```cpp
static int run_paced(const GenCtx& g, const StepGraph& sg, int limit, int base_done, LoopResult* lr) {
  wis_model* m = g.m; const int B = g.B;
  int& steps = lr->steps;
  const auto t_dec0 = std::chrono::steady_clock::now();
  const int depth = g.o->queue_depth > 0 ? g.o->queue_depth : 2;
  auto t_last = std::chrono::steady_clock::now();
  int seen = -1, st_ = 0, dn_ = 0, gu_ = 0;
  static const bool trace = getenv("WIS_EOT_TRACE") != nullptr;
  struct Tr { int step; unsigned long long dev; double host_us; int launched; };
  std::vector<Tr> tr;
  const auto t_loop = std::chrono::steady_clock::now();
  for (unsigned spins = 0;; ++spins) {
// ... 19 lines not shown
    }
    cpu_relax();
  }
  if (trace) {
    unsigned long long prev_dev = 0;
    for (size_t i = 0; i < tr.size(); ++i) {
      if (tr[i].step < 0) { fprintf(stderr, "[eot-trace]   launch of step %d took the host %.1f us\n", -tr[i].step, tr[i].host_us); continue; }
      fprintf(stderr, "[eot-trace] step %d seen by the host at %.1f us (device clock +%.1f us since the previous record), %d steps enqueued\n", tr[i].step, tr[i].host_us,
              prev_dev ? (double)(tr[i].dev - prev_dev) * 0.01 : 0.0, tr[i].launched);
      prev_dev = tr[i].dev;
    }
    fprintf(stderr, "[eot-trace] done seen at %.1f us: %d of %d utterances, %d steps enqueued\n", std::chrono::duration<double, std::micro>(std::chrono::steady_clock::now() - t_loop).count(), dn_, B, steps);
  }
  WIS_RET(check_terminated(g, lr, dn_, gu_));
  if (!lr->gave_up) {
    lr->from_host = true;
    lr->needed = (int)m->h_prog[HP_DONE_STEP];
    const unsigned long long s0 = m->h_prog[HP_STAMP0], s1 = m->h_prog[HP_DONE_STAMP];
    lr->decode_ms_dev = s1 > s0 ? (float)((double)(s1 - s0) * 1e-5) : 0.f;
    if (g.drafting) lr->decode_ms_dev = std::chrono::duration<float, std::milli>(std::chrono::steady_clock::now() - t_dec0).count();
  }
  return WIS_OK;
}

static void results_from_verification(const GenCtx& g, const Seed& sd, int32_t* out_ids, int32_t* out_len, float* out_score) {
  float sfin = sd.spec_cum;
  if (g.sc.length_penalty != 0.f) sfin /= powf((float)sd.spec_len, g.sc.length_penalty);
  out_len[0] = sd.spec_len;
  for (int t = 0; t < g.max_new; ++t) out_ids[t] = t < sd.spec_len ? sd.spec_gen[t] : 0;
  if (out_score) out_score[0] = sfin;
}
// ... 39 lines not shown
  m->timing.decode_steps_needed = lr.needed;
}

static int generate_impl(wis_model_t* m, const float* input, int B, const int32_t* prompt, int P,
                 const wis_gen_opts_t* o, int32_t* out_ids, int32_t* out_len, float* out_score, bool* retry,
                 const int32_t* draft = nullptr, int n_draft = 0, int* accepted = nullptr, const int32_t* draft_org = nullptr,
                 const uint64_t* seeds = nullptr, bool single = true) {
  *retry = false;
  if (accepted) *accepted = 0;
  m->nsp_B = 0;
  WIS_HIP_CHECK(hipSetDevice(m->device));
  SpinClaim claim(m, B);
  GenCtx g;
  WIS_RET(make_gen_ctx(m, input, B, prompt, P, o, draft, n_draft, draft_org, seeds, single, &g));
  hipStream_t st = g.st;
  WIS_RET(stage_search(g));
  WIS_RET(front_half(g));

  Seed sd;
  if (g.long_p) WIS_RET(seed_prefill_long(g));
  else if (!g.drafting) WIS_RET(seed_prefill(g));
  else {
    TicketScope ticket(m);
    WIS_RET(g.beam_draft ? seed_beam_draft(g, &sd) : seed_greedy_draft(g, &sd));
    if (accepted) *accepted = sd.accepted;
  }
  WIS_HIP_CHECK(hipEventRecord(m->ev[4], st));
  if (sd.beam_fin) WIS_HIP_CHECK(hipEventRecord(m->ev[5], st));

  const StepGraph sg{g};
  LoopResult lr; lr.steps = sd.steps;
  const int known = (g.sc.fixed_new > 0) ? std::min(g.max_new, g.sc.fixed_new + 1) : 0;
  if (sd.spec_done || sd.beam_fin) lr.needed = sd.steps;
  else if (known) WIS_RET(run_burst(g, sg, known, &lr));
  else WIS_RET(run_paced(g, sg, g.max_new, g.drafting ? sd.steps : 0, &lr));
  if (lr.gave_up) {
    WIS_HIP_CHECK(hipMemsetAsync(m->ca_epoch, 0, 4, st));
    WIS_HIP_CHECK(hipStreamSynchronize(st));
    m->spin_off = true; *retry = true; ++m->handoff_retries;
    fprintf(stderr, "[wis_hip] device %d: decoder cross-attention granule hand-off timed out; this handle uses the ticket hand-off from now on, the call is repeated\n", m->device);
    return WIS_OK;
  }
  if (sd.spec_done) { results_from_verification(g, sd, out_ids, out_len, out_score); lr.from_host = true; lr.decode_ms_dev = 0.f; }
  else if (lr.from_host) WIS_RET(results_from_record(g, out_ids, out_len, out_score));
  else WIS_RET(results_from_device(m, B * g.n_res, g.max_new, out_ids, out_len, out_score));
  record_timing(g, lr);
  if (lr.steps > lr.needed) { claim.defer(st); m->overrun_left = true; }
  if (g.sot_row >= 0) m->nsp_B = B;
  return WIS_OK;
}

static int generate_with_retry(const char* who, wis_model_t* m, const float* input, int B, const int32_t* prompt, int P, const wis_gen_opts_t* o,
                               int32_t* out_ids, int32_t* out_len, float* out_score,
                               const int32_t* draft = nullptr, int n_draft = 0, int* accepted = nullptr, const int32_t* draft_org = nullptr,
                               const uint64_t* seeds = nullptr, bool single = true) {
  bool retry = false;
  for (int attempt = 0; attempt < 2; ++attempt) {
    WIS_RET(generate_impl(m, input, B, prompt, P, o, out_ids, out_len, out_score, &retry, draft, n_draft, accepted, draft_org, seeds, single));
    if (!retry) return WIS_OK;
// ... 152 lines not shown
```

### willow-inference-server_amd/csrc/model.hip

```cpp
#include <math.h>
#include <stdlib.h>
#include <string.h>
#include <algorithm>
#include <atomic>
#include <mutex>
#include <memory>
#include <string>
#include <vector>

#include "common.hpp"
#include "kernels.hpp"
#include "model.hpp"

using namespace wis;

namespace wis {

__global__ void convert_kernel(const void* __restrict__ src, int src_f16, void* __restrict__ dst, int dst_f16,
                               int64_t rows, int64_t cols, int64_t dst_ld, int64_t n_scale, float scale) {
  const int64_t total = rows * cols;
  for (int64_t i = (int64_t)blockIdx.x * blockDim.x + threadIdx.x; i < total; i += (int64_t)gridDim.x * blockDim.x) {
    const int64_t r = i / cols, c = i - r * cols;
    float v = src_f16 ? (float)reinterpret_cast<const f16*>(src)[i] : reinterpret_cast<const float*>(src)[i];
    if (r < n_scale) v *= scale;
// ... 487 lines not shown
      const float* b = last ? m->enc_ln_b : m->enc[l + 1].ln1_b;
      WIS_RET(launch_gemm_splitk_resid(st, gemm_plain(m->hbuf, 4 * d, w.w_f2, M, d, 4 * d), splits, m->skbuf, w.b_f2, m->x, m->x, g, b, last ? m->mem : m->xn));
      xn_ready = true;
    } else {
      WIS_RET(launch_gemm_generic(st, gemm_plain(m->hbuf, 4 * d, w.w_f2, M, d, 4 * d), w.b_f2, m->x, m->x, 2 | 4));
    }
  }
  if (!split) WIS_RET(launch_layernorm(st, m->x, m->enc_ln_g, m->enc_ln_b, m->mem, M, d));
  return WIS_OK;
}
int run_cross_kv(wis_model* m, int B) {
  const wis_config_t& c = m->cfg;
  const int d = c.d_model, T = c.n_audio_ctx;
  return launch_gemm_crosskv(m->st, gemm_plain(m->mem, d, m->w_ckv_all, B * T, c.n_dec_layers * 2 * d, d), m->b_ckv_all, m->kx_all, m->vx_all, d, T, m->Tpad,
                             c.n_heads, (int64_t)m->kx_lstride, (int64_t)m->vx_lstride);
}

std::atomic<int> g_spin_bh[64];
struct DeferredClaim { hipEvent_t ev; int n; };
std::mutex g_spin_mu;
std::vector<DeferredClaim> g_spin_deferred[64];
static void spin_collect(int device) {
  std::lock_guard<std::mutex> lk(g_spin_mu);
  auto& v = g_spin_deferred[device & 63];
  for (size_t i = 0; i < v.size();) {
    if (hipEventQuery(v[i].ev) != hipErrorNotReady) { g_spin_bh[device & 63].fetch_sub(v[i].n, std::memory_order_relaxed); v[i] = v.back(); v.pop_back(); }
    else ++i;
  }
}
SpinClaim::SpinClaim(wis_model* mm, int B) : m(mm) {
// ... 305 lines not shown

int wis_model_create(const wis_config_t* cfg, const void* arena, size_t arena_bytes, int arena_on_device,
                     const wis_tensor_t* tensors, int n_tensors, int device, wis_model_t** out) {
  if (!cfg || !arena || !tensors || !out || n_tensors <= 0) { set_error("wis_model_create: bad argument"); return WIS_E_ARG; }
  if (cfg->d_model % 128 || cfg->d_model != cfg->n_heads * 64 || cfg->d_model > 2048 || !mel_bins_supported(cfg->n_mels) || cfg->n_enc_layers < 1 || cfg->n_dec_layers < 1 || cfg->n_audio_ctx != 1500 ||
      cfg->n_text_ctx > 512 || cfg->max_batch < 1 || cfg->max_beam < 1 || cfg->max_beam > MAX_R || cfg->n_vocab < 1024) {
    set_error("wis_model_create: unsupported config (d_model %% 128, head_dim 64, n_mels 80 or 128, n_audio_ctx 1500, max_beam <= %d)", MAX_R);
    return WIS_E_UNSUPPORTED;
  }
  DeviceCtx* ctx; WIS_RET(get_ctx(device, &ctx));
  wis_model* m = new wis_model();
  m->cfg = *cfg; m->device = device; m->ctx = ctx;
  m->w8 = cfg->decoder_weight_bits == 8;
  m->cq_fold = !m->w8 && getenv("WIS_NO_CQFOLD") == nullptr;
  m->use_graph = getenv("WIS_NO_GRAPH") == nullptr;
  memset(&m->timing, 0, sizeof(m->timing));
  int rc = WIS_OK;
  void* d_arena = nullptr;
  do {
    if (hipStreamCreateWithFlags(&m->st, hipStreamNonBlocking) != hipSuccess) { set_error("stream create failed"); rc = WIS_E_HIP; break; }
    const char* base = reinterpret_cast<const char*>(arena);
    if (!arena_on_device) {
      if (hipMalloc(&d_arena, arena_bytes) != hipSuccess) { set_error("hipMalloc(arena %zu) failed", arena_bytes); rc = WIS_E_NOMEM; break; }
      if (hipMemcpy(d_arena, arena, arena_bytes, hipMemcpyHostToDevice) != hipSuccess) { set_error("arena upload failed"); rc = WIS_E_HIP; break; }
      base = reinterpret_cast<const char*>(d_arena);
    }
    Loader L{tensors, n_tensors, base, arena_bytes};
    if ((rc = load_weights(m, L))) break;
    {
      std::vector<float> ba(m->n_vocab_pad, 0.f), bb(m->n_vocab_pad, 0.f);
// ... 11 lines not shown
    m->slab_cur = nullptr; m->slab_left = 0;
    if ((rc = alloc_buffers(m))) break;
    if (hipStreamSynchronize(m->st) != hipSuccess) { set_error("model init failed"); rc = WIS_E_HIP; break; }
  } while (0);
  if (d_arena) hipFree(d_arena);
  if (rc) { wis_model_destroy(m); return rc; }
  *out = m;
  return WIS_OK;
}

void wis_model_destroy(wis_model_t* m) {
  if (!m) return;
  hipSetDevice(m->device);
  if (m->st) hipStreamSynchronize(m->st);
  spin_collect(m->device);
  for (auto& kv : m->graphs) hipGraphExecDestroy(kv.second);
  for (void* p : m->allocs) hipFree(p);
  if (m->h_pin) hipHostFree(m->h_pin);
  if (m->h_prog) hipHostFree(m->h_prog);
  for (int i = 0; i < 8; ++i) if (m->ev[i]) hipEventDestroy(m->ev[i]);
  for (hipEvent_t e : m->al.ev) if (e) hipEventDestroy(e);
  if (m->st_enc) { hipStreamSynchronize(m->st_enc); hipStreamDestroy(m->st_enc); }
  if (m->ev_enc) hipEventDestroy(m->ev_enc);
  if (m->ev_ckv) hipEventDestroy(m->ev_ckv);
  if (m->st) hipStreamDestroy(m->st);
  delete m;
}
size_t wis_model_device_bytes(const wis_model_t* m) { return m ? m->bytes : 0; }

int wis_model_clone(wis_model_t* parent, wis_model_t** out) {
  if (!parent || !out || !parent->wslabs) { set_error("wis_model_clone: bad argument"); return WIS_E_ARG; }
  WIS_HIP_CHECK(hipSetDevice(parent->device));
  wis_model* m = new wis_model();
  m->cfg = parent->cfg; m->device = parent->device; m->ctx = parent->ctx;
  m->wslabs = parent->wslabs;
  m->w_conv1 = parent->w_conv1; m->w_conv2 = parent->w_conv2; m->b_conv1 = parent->b_conv1; m->b_conv2 = parent->b_conv2;
  m->enc_pos = parent->enc_pos; m->enc_ln_g = parent->enc_ln_g; m->enc_ln_b = parent->enc_ln_b;
  m->enc = parent->enc; m->dec = parent->dec;
  m->emb = parent->emb; m->dec_pos = parent->dec_pos; m->proj = parent->proj; m->dec_ln_g = parent->dec_ln_g; m->dec_ln_b = parent->dec_ln_b;
  m->bias_all = parent->bias_all; m->bias_begin = parent->bias_begin; m->d_lang_ids = parent->d_lang_ids; m->n_vocab_pad = parent->n_vocab_pad;
  m->w_ckv_all = parent->w_ckv_all; m->b_ckv_all = parent->b_ckv_all;
  m->w8 = parent->w8; m->cq_fold = parent->cq_fold;
  m->use_graph = parent->use_graph;
  m->al.heads = parent->al.heads;
  memset(&m->timing, 0, sizeof(m->timing));
  int rc = WIS_OK;
  do {
    if (hipStreamCreateWithFlags(&m->st, hipStreamNonBlocking) != hipSuccess) { set_error("stream create failed"); rc = WIS_E_HIP; break; }
    if ((rc = alloc_buffers(m))) break;
    if (hipStreamSynchronize(m->st) != hipSuccess) { set_error("clone init failed"); rc = WIS_E_HIP; break; }
  } while (0);
  if (rc) { wis_model_destroy(m); return rc; }
  *out = m;
  return WIS_OK;
}

int wis_last_no_speech_prob(wis_model_t* m, int B, float* out) {
  if (!m || !out || B < 1) { set_error("wis_last_no_speech_prob: bad argument"); return WIS_E_ARG; }
// ... 22 lines not shown
  for (int s = 0; s < n; ++s) for (int j = 0; j < k; ++j) { tok[s * k + j] = raw[((size_t)s * MAX_R + j) * 2]; org[s * k + j] = raw[((size_t)s * MAX_R + j) * 2 + 1]; }
  *n_steps = n;
  return WIS_OK;
}

int wis_debug_sa_long(wis_model_t* m, int form) {
  if (!m || form < -1 || form > 1) { set_error("wis_debug_sa_long: bad argument"); return WIS_E_ARG; }
  WIS_ENTER(m, "wis_debug_sa_long")
  m->sa_long_form = form;
  return WIS_OK;
}
int wis_debug_graph_count(wis_model_t* m, int* count) {
  if (!m || !count) { set_error("wis_debug_graph_count: bad argument"); return WIS_E_ARG; }
  WIS_ENTER(m, "wis_debug_graph_count")
  *count = (int)m->graphs.size();
  return WIS_OK;
}
int wis_debug_handoff(wis_model_t* m, int raise_flag, int* retries, int* spin_disabled) {
  if (!m) { set_error("wis_debug_handoff: bad argument"); return WIS_E_ARG; }
  WIS_ENTER(m, "wis_debug_handoff")
  WIS_HIP_CHECK(hipSetDevice(m->device));
  if (raise_flag) {
    const unsigned one = 1u;
    WIS_HIP_CHECK(hipMemcpyAsync(m->ca_epoch, &one, 4, hipMemcpyHostToDevice, m->st));
    WIS_HIP_CHECK(hipStreamSynchronize(m->st));
  }
  if (retries) *retries = m->handoff_retries;
  if (spin_disabled) *spin_disabled = m->spin_off ? 1 : 0;
  return WIS_OK;
}
// ... 31 lines not shown
```

### willow-inference-server_amd/csrc/model.hpp

```cpp
#pragma once
#include <string.h>
#include <array>
#include <atomic>
#include <map>
#include <memory>
#include <vector>

#include "common.hpp"
#include "kernels.hpp"

namespace wis {

struct EncLayerW {
  float *ln1_g, *ln1_b, *ln2_g, *ln2_b;
  f16 *w_qkv, *w_out, *w_f1, *w_f2;
  float *b_qkv, *b_out, *b_f1, *b_f2;
};
struct DecProj {
  const f16* Wp;
  const float* scale;
  const float* bias;
  const float* csum;
  int N, K;
  int rows;
  const f16* Wp8 = nullptr;
};
struct DecLayerW {
  float *ln1_g, *ln1_b, *ln2_g, *ln2_b, *ln3_g, *ln3_b;
  DecProj qkv, out, cq, cout, f1, f2;
  DecProj cqo;
  f16* w_ckv; float* b_ckv;
  std::array<const DecProj*, 6> streamed() const { return {&qkv, &out, &cq, &cout, &f1, &f2}; }
};

struct GraphKey {
  int B, beam, P, max_new, fixed_new, suppress_blank, suppress_default, early_exit, spin, sa_nb; float lp, patience;
  int timestamps, max_init;
  float rep_pen; int rep_ngram;
  int samp_topk; float samp_T; int n_hyp;
  bool operator<(const GraphKey& o) const { return memcmp(this, &o, sizeof(GraphKey)) < 0; }
};

struct WeightSlabs {
  int device; std::vector<void*> slabs; size_t bytes = 0;
  ~WeightSlabs() { hipSetDevice(device); for (void* p : slabs) hipFree(p); }
};

struct AlignState {
  std::vector<int> heads;
  bool ready = false;
  bool capture = false;
  int nsel = 0, sel_cap = 0; size_t sel_bytes = 0;
  std::vector<int> layer_s0;
  int* d_sel_head = nullptr; long long* d_koff = nullptr;
  f16* qsel = nullptr;
  float *W = nullptr, *acc = nullptr;
// ... 80 lines not shown
  int nsp_B = 0;
  float* d_in; int64_t* d_nsamp; float* d_probs;
  int* vstep = nullptr; int* pick_tok = nullptr; float* pick_lp = nullptr;
  int* d_draft = nullptr; int* d_anc = nullptr; int* d_vstate = nullptr; int* d_base = nullptr;
  float* lm_logspec = nullptr; unsigned* lm_gmax = nullptr;
  wis::PinnedScratch* h_pin = nullptr;
  unsigned long long* h_prog = nullptr;
  unsigned gen = 0;
  int last_B = 0, last_beam = 0;
  bool overrun_left = false;
  hipEvent_t ev[8];
  hipStream_t st_enc = nullptr;
  hipEvent_t ev_enc = nullptr, ev_ckv = nullptr;
  wis_timing_t timing;
  std::map<wis::GraphKey, hipGraphExec_t> graphs;
  bool use_graph;
  bool w8 = false;
  bool cq_fold = false;
  wis::f16* dxh = nullptr;
  unsigned long long* d_prof;
  bool prof_on; bool prof_all;
  size_t enc_part_cap = 0;
  std::atomic_flag busy = ATOMIC_FLAG_INIT;
  wis::AlignState al;
};

namespace wis {

extern std::atomic<int> g_active_calls[64];
struct BusyGuard {
  wis_model* m; bool ok;
  explicit BusyGuard(wis_model* mm) : m(mm), ok(!mm->busy.test_and_set(std::memory_order_acquire)) { if (ok) g_active_calls[m->device & 63].fetch_add(1, std::memory_order_relaxed); }
  ~BusyGuard() { if (ok) { g_active_calls[m->device & 63].fetch_sub(1, std::memory_order_relaxed); m->busy.clear(std::memory_order_release); } }
};
#define WIS_ENTER(m, what)                                                                                      \
  ::wis::BusyGuard _busy(m);                                                                                    \
  if (!_busy.ok) { ::wis::set_error("%s: another call is running on this handle (one call at a time per replica)", what); return WIS_E_STATE; }

int check_batch(wis_model* m, int B, int beam);
int stage_input(wis_model* m, const float* input, int kind, int B, hipStream_t on = nullptr);
int run_encoder(wis_model* m, int B, hipStream_t on = nullptr);
int run_cross_kv(wis_model* m, int B);
int conv1_k(int n_mels);
GemmP conv1_gemm(const f16* img, const f16* w, int B, int T, int n_mels, int N);
GemmP conv2_gemm(const f16* c1, const f16* w, int B, int T, int cin, int N);
void pack_conv1_w(hipStream_t st, const void* src, int src_f16, f16* dst, int N, int n_mels);
void pack_conv2_w(hipStream_t st, const void* src, int src_f16, f16* dst, int N, int cin);
int launch_mel_to_image(hipStream_t st, const float* mel, f16* img, int B, int n_mels);
int enc_splitk(int d, int M);
void launch_convert(hipStream_t st, const void* src, int src_f16, void* dst, int dst_f16, int64_t rows, int64_t cols, int64_t dst_ld, int64_t n_scale, float scale);
void launch_f16_to_f32(hipStream_t st, const f16* s, float* d, int64_t n);
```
---------------
Your answer should consist of copies of the lines above that include the string "StepGraph".

- RESPONSE TO THE TASK
static int run_paced(const GenCtx& g, const StepGraph& sg, int limit, int base_done, LoopResult* lr) {
  const StepGraph sg{g};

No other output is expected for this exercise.